### What to do:
Whenever a line below includes the string "qmode", show it.

(Entries taken from a collection)
——

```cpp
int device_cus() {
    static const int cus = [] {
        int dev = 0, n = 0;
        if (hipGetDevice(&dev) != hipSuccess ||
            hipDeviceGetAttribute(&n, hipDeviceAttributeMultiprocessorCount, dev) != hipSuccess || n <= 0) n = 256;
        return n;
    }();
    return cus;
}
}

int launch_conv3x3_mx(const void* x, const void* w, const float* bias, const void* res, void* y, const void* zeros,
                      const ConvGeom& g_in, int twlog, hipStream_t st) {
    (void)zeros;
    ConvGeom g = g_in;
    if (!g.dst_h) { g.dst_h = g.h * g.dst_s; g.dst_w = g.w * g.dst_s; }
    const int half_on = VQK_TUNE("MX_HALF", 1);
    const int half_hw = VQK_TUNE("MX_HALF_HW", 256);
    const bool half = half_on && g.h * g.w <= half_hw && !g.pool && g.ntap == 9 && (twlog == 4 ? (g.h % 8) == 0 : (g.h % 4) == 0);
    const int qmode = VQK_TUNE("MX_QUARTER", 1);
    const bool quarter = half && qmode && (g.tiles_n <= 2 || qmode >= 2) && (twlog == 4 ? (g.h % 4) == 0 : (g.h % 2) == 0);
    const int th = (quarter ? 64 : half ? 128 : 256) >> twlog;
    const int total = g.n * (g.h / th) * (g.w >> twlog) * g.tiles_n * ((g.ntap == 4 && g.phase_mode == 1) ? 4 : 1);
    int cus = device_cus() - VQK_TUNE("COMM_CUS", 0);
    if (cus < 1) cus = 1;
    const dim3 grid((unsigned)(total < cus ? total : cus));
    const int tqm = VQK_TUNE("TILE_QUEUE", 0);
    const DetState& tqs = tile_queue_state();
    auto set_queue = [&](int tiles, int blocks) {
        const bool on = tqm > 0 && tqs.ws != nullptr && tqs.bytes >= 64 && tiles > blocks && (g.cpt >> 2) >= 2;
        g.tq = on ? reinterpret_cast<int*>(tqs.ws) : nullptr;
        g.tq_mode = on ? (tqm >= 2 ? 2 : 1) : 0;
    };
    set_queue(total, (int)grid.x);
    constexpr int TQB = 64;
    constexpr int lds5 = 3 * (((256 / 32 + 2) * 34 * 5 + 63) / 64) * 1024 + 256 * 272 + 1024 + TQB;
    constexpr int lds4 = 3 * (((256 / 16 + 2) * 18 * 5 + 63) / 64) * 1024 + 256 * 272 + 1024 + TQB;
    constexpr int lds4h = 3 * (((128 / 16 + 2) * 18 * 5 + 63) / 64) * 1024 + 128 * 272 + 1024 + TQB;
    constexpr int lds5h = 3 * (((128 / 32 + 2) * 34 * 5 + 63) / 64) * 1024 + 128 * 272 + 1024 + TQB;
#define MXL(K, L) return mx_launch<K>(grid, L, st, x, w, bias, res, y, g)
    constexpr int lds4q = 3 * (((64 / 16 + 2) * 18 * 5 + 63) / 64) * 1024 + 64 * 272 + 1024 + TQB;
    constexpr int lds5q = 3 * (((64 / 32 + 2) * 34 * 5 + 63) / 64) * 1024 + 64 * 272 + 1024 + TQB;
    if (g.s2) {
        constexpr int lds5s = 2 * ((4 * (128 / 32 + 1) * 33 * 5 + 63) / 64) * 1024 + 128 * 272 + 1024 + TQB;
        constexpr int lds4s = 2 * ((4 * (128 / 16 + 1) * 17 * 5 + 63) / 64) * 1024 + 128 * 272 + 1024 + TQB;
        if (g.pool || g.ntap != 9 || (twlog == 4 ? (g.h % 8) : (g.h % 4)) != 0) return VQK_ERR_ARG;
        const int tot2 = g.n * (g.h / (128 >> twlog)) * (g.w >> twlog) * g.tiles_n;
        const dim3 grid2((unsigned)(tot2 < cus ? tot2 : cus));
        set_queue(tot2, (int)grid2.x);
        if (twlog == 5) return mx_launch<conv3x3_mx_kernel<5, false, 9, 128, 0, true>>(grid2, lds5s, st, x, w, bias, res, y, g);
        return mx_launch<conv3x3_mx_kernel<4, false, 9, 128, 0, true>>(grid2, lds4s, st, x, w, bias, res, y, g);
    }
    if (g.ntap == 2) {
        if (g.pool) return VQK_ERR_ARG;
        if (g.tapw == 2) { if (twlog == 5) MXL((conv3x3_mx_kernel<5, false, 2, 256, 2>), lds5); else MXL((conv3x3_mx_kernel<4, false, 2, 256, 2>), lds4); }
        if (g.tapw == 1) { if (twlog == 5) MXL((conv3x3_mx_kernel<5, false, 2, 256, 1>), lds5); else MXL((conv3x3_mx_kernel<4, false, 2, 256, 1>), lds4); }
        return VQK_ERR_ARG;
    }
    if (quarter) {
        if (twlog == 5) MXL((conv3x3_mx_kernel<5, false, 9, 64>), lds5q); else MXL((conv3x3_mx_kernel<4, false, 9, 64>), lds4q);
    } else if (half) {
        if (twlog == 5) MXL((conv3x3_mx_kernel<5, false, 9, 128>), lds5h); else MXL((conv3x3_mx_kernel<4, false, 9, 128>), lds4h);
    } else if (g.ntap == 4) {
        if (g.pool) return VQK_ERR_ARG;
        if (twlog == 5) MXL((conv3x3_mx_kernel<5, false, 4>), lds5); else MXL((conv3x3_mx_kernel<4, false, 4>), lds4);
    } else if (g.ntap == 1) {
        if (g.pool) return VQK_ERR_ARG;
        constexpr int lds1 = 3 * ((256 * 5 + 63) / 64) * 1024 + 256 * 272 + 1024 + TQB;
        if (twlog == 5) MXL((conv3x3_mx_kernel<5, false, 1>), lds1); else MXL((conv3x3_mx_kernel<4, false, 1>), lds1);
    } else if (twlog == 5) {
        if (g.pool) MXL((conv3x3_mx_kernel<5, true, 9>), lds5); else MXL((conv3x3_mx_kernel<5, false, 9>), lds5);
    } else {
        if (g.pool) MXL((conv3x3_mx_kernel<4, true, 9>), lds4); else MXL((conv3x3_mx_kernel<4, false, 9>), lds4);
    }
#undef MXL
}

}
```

——

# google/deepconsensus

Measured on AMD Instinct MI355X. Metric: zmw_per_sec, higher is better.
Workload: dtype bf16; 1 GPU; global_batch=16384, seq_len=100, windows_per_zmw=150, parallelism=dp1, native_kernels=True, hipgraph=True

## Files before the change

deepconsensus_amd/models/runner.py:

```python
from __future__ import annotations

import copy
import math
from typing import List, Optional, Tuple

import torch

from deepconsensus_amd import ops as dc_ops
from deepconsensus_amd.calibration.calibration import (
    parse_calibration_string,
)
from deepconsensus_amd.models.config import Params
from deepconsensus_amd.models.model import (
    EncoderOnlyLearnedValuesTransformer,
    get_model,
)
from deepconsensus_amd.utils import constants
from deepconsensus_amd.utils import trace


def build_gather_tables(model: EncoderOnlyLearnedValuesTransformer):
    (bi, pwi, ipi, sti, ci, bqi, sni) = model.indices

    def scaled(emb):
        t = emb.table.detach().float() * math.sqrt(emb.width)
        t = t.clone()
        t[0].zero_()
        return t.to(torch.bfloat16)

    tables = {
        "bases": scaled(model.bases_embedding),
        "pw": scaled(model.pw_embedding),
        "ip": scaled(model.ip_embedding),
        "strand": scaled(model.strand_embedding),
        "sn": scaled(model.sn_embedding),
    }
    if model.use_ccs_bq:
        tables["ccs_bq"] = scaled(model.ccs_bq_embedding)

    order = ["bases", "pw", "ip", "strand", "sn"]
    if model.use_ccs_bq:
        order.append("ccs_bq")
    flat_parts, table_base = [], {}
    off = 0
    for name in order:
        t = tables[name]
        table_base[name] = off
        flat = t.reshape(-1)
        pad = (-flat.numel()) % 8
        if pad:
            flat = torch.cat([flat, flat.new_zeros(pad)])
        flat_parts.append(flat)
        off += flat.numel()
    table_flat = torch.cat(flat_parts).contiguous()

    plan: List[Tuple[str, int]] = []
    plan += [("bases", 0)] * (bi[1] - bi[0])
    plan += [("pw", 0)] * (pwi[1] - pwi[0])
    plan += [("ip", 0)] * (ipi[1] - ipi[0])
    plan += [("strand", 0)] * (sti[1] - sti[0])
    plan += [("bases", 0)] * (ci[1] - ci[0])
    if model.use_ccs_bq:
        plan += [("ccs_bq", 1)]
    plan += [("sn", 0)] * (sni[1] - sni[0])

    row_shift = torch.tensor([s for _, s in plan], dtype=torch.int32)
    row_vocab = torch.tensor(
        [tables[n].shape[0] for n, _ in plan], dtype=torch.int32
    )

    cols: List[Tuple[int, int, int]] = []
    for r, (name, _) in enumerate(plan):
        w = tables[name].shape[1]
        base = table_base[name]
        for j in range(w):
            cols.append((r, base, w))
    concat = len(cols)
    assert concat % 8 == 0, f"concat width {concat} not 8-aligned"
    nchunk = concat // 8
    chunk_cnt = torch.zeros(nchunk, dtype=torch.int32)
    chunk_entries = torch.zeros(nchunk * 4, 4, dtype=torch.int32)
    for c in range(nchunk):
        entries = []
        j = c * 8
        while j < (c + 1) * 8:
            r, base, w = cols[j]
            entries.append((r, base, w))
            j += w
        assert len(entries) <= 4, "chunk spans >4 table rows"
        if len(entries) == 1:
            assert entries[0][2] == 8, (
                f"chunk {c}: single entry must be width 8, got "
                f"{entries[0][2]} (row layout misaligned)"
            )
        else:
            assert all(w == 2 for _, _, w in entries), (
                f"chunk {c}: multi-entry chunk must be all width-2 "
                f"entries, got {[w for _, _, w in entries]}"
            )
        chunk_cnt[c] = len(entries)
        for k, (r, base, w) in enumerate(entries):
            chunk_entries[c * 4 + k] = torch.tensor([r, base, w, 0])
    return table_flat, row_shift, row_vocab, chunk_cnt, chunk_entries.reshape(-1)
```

——

### Result for this task:
    const int qmode = VQK_TUNE("MX_QUARTER", 1);
    const bool quarter = half && qmode && (g.tiles_n <= 2 || qmode >= 2) && (twlog == 4 ? (g.h % 4) == 0 : (g.h % 2) == 0);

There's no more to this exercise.